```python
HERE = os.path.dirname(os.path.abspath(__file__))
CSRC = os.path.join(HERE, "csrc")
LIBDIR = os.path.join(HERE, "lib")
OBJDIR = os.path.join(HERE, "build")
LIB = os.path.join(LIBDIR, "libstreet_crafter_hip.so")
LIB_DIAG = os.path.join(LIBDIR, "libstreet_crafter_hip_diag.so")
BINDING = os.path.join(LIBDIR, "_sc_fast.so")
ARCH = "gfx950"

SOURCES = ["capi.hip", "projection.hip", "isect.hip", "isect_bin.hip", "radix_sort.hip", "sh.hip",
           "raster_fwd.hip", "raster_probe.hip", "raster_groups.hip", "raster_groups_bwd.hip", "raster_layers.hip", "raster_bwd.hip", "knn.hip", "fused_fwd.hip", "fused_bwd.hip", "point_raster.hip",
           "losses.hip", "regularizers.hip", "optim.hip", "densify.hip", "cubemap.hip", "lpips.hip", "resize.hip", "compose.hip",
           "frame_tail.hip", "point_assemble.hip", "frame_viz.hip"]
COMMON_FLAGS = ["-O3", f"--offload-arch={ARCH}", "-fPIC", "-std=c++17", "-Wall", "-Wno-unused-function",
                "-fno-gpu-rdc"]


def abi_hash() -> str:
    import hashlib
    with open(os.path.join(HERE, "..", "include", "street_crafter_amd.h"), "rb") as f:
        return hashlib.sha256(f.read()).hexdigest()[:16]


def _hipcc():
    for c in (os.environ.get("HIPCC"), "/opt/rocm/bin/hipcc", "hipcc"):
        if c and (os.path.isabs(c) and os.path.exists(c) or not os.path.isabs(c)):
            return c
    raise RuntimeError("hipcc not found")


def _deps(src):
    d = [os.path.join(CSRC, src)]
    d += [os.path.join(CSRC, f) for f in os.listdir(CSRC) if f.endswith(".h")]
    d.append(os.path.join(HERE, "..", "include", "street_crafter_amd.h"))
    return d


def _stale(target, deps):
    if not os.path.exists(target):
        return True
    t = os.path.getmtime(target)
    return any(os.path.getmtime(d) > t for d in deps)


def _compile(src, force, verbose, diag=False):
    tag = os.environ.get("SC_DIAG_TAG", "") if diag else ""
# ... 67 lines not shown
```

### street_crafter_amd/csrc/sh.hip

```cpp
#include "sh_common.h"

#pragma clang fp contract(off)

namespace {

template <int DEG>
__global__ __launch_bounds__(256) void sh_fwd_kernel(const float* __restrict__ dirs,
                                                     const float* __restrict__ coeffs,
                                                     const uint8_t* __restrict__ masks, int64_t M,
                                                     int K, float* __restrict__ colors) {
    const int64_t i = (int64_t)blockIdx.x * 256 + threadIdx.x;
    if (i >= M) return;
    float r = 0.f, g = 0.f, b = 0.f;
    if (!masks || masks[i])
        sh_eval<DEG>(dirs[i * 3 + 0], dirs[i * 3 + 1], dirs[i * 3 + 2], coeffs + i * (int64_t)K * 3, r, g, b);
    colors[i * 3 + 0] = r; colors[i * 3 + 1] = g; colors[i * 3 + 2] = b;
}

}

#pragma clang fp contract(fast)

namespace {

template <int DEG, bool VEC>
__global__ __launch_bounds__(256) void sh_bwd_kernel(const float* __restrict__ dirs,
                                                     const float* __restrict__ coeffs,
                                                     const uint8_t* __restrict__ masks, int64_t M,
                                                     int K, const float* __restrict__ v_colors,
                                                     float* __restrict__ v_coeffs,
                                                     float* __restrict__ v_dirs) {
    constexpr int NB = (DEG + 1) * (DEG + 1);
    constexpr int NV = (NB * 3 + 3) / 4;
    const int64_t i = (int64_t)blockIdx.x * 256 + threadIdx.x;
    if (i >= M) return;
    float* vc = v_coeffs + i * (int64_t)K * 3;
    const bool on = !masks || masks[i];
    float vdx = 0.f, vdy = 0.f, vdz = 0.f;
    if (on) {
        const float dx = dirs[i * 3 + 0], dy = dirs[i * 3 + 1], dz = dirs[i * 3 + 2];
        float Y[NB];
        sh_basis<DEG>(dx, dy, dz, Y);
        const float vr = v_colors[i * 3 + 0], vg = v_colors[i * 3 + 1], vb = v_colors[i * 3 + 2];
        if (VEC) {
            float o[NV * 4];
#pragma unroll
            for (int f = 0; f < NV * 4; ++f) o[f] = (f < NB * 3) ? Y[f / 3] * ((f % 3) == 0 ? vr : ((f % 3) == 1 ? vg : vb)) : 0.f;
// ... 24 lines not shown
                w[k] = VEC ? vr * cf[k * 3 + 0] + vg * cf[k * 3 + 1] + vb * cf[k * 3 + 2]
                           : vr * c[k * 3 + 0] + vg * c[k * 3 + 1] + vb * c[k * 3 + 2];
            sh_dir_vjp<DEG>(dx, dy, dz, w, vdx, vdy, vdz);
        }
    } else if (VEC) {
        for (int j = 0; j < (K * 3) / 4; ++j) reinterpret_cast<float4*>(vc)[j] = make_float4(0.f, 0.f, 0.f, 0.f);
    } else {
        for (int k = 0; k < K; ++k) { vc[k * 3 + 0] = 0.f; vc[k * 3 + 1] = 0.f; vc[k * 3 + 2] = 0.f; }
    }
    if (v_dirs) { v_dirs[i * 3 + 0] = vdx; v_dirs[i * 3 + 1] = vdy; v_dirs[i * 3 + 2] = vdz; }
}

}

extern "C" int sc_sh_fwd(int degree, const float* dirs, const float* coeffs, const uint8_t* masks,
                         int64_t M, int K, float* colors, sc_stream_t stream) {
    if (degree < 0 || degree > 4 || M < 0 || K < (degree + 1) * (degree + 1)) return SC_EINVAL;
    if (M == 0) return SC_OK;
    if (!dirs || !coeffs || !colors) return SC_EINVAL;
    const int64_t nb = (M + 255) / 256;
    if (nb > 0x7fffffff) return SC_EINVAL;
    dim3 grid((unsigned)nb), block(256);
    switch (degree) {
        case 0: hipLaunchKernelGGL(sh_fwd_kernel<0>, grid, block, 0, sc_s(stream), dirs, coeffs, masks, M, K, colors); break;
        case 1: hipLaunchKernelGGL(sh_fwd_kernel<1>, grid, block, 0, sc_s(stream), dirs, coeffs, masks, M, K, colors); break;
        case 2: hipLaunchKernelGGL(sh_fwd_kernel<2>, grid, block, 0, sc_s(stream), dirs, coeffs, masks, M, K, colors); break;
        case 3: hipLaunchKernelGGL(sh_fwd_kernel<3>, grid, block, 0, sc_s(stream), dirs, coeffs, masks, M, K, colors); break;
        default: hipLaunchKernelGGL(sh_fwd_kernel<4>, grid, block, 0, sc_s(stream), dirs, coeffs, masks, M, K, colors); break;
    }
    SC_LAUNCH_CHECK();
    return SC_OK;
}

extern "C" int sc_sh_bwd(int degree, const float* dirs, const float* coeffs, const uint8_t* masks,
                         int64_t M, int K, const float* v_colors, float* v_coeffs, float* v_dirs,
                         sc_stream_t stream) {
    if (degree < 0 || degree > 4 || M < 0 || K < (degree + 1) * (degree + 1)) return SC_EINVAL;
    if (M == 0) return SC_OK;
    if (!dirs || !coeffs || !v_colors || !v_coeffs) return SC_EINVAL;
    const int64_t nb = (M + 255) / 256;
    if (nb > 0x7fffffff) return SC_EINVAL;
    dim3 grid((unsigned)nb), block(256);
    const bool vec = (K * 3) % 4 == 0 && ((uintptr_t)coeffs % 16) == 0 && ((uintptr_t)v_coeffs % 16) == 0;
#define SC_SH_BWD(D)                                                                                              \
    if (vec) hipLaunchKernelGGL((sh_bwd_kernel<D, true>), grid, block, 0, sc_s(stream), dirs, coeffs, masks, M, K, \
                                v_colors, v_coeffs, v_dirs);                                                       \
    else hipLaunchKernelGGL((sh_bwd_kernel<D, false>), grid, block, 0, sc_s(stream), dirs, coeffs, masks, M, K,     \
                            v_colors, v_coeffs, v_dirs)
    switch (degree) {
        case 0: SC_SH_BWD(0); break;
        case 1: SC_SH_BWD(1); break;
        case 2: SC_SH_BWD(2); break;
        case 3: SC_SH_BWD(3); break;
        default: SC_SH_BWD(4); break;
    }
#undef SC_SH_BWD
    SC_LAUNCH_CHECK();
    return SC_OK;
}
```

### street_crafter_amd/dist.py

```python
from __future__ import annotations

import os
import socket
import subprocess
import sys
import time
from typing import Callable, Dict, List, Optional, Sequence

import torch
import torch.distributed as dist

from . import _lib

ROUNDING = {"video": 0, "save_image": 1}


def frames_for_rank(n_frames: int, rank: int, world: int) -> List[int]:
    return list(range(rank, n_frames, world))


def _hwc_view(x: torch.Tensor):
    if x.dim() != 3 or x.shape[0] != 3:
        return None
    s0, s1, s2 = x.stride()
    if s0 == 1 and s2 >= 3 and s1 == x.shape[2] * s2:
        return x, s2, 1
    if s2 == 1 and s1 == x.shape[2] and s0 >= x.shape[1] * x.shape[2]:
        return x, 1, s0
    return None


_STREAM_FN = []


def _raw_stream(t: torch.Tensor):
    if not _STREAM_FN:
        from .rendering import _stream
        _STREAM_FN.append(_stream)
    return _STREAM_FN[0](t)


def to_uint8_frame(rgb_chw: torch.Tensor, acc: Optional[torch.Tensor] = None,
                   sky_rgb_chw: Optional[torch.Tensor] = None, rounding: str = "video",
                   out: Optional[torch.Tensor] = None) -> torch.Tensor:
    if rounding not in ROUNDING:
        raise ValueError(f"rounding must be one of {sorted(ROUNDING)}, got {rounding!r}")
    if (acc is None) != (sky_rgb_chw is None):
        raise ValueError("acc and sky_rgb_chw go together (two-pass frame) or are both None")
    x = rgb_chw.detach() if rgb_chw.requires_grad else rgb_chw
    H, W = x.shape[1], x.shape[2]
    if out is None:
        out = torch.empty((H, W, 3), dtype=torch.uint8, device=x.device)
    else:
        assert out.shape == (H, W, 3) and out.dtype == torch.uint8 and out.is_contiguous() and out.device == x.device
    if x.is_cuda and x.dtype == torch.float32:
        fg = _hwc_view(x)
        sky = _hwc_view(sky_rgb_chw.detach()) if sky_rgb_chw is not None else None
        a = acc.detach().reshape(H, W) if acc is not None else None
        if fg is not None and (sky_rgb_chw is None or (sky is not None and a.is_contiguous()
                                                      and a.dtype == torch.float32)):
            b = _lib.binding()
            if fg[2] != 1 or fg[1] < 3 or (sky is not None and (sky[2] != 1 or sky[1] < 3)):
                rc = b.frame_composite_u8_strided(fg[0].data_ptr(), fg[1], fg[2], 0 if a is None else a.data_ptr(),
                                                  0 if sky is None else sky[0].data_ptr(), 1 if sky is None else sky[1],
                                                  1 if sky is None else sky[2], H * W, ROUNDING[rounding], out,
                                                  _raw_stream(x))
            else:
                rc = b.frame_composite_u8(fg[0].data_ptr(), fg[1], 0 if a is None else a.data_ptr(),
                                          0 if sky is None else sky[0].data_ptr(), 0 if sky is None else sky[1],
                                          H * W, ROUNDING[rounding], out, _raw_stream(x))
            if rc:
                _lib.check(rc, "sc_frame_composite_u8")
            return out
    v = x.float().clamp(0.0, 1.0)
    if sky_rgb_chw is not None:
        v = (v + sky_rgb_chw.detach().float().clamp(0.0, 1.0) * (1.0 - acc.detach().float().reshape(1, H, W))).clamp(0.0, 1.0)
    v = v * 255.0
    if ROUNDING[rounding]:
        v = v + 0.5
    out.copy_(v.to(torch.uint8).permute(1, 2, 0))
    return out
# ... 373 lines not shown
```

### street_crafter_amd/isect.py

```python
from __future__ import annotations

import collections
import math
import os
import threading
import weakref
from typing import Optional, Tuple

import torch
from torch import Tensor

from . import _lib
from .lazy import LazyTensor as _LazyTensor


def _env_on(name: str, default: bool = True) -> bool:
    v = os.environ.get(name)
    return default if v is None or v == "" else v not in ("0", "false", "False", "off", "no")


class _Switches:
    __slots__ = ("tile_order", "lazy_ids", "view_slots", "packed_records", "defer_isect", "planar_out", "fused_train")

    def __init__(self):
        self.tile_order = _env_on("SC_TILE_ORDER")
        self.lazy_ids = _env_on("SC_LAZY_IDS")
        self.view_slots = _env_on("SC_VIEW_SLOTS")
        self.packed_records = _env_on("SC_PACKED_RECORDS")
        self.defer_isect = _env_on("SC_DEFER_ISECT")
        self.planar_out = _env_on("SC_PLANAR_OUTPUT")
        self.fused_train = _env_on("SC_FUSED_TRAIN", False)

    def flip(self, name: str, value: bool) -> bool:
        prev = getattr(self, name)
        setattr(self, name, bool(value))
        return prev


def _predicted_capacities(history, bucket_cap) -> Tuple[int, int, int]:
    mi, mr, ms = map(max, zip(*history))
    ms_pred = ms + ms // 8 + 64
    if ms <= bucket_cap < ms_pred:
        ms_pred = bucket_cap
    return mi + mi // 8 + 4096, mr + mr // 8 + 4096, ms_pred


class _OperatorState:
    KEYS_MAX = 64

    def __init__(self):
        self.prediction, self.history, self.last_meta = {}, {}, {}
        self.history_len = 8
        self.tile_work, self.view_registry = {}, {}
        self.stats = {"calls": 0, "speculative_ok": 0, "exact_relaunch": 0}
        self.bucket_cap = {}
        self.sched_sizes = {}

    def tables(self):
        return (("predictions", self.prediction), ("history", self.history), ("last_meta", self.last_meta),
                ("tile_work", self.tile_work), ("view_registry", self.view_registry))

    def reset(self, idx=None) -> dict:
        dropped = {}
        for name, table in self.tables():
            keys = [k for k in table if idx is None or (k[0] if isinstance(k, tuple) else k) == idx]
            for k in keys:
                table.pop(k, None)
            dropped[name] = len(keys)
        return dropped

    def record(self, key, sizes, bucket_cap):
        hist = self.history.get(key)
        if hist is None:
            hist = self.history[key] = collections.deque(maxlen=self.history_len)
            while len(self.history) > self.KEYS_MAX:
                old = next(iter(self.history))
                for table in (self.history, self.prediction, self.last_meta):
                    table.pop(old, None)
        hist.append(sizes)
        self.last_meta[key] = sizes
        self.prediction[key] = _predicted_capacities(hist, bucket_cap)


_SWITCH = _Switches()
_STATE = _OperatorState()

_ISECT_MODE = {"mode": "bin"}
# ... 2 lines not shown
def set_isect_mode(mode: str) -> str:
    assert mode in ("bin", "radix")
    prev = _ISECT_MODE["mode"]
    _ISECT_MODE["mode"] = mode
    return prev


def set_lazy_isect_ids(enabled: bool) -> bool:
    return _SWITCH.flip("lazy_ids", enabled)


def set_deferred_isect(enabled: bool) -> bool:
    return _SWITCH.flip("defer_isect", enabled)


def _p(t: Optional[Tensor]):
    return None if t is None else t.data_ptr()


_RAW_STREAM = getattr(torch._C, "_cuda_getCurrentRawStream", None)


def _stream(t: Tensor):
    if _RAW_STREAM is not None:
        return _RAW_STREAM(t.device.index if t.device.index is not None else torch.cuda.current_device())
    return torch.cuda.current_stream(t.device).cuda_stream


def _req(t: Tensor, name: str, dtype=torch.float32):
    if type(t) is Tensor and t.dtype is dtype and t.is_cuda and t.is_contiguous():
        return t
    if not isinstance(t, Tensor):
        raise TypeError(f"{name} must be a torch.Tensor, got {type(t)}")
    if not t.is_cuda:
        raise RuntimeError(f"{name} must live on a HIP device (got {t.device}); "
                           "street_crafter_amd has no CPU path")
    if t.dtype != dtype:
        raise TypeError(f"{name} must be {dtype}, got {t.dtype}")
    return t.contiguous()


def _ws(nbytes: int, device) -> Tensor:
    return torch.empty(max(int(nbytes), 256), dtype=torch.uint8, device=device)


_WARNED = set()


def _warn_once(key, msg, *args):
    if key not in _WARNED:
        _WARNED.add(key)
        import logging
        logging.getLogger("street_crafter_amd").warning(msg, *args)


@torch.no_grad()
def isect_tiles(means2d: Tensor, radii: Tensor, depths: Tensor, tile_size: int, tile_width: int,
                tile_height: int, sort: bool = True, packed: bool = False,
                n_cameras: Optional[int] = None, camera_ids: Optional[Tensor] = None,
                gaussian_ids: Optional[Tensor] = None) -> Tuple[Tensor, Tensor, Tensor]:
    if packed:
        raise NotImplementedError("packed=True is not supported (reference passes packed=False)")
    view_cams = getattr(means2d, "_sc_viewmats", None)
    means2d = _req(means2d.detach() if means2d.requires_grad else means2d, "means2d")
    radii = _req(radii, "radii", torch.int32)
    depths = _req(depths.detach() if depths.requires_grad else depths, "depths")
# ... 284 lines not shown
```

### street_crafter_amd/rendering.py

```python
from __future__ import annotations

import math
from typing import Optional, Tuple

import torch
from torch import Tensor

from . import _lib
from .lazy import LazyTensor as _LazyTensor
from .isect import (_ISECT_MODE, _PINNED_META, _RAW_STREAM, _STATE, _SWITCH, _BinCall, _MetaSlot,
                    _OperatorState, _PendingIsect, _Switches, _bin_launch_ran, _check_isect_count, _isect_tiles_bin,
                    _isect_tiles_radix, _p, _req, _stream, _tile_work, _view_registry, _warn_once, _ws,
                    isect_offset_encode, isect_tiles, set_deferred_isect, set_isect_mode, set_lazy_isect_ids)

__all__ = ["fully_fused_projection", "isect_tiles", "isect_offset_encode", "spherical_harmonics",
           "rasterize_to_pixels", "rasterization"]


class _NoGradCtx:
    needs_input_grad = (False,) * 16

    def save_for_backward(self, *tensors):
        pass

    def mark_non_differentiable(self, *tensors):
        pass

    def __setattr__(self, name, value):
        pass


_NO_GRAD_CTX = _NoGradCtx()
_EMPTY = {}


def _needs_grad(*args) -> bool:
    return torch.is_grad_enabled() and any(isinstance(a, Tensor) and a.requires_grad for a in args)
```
=-=-=
Task statement: The lines of the records that contain the string "constexpr" should be located and copied.

Output for this task:
    constexpr int NB = (DEG + 1) * (DEG + 1);
    constexpr int NV = (NB * 3 + 3) / 4;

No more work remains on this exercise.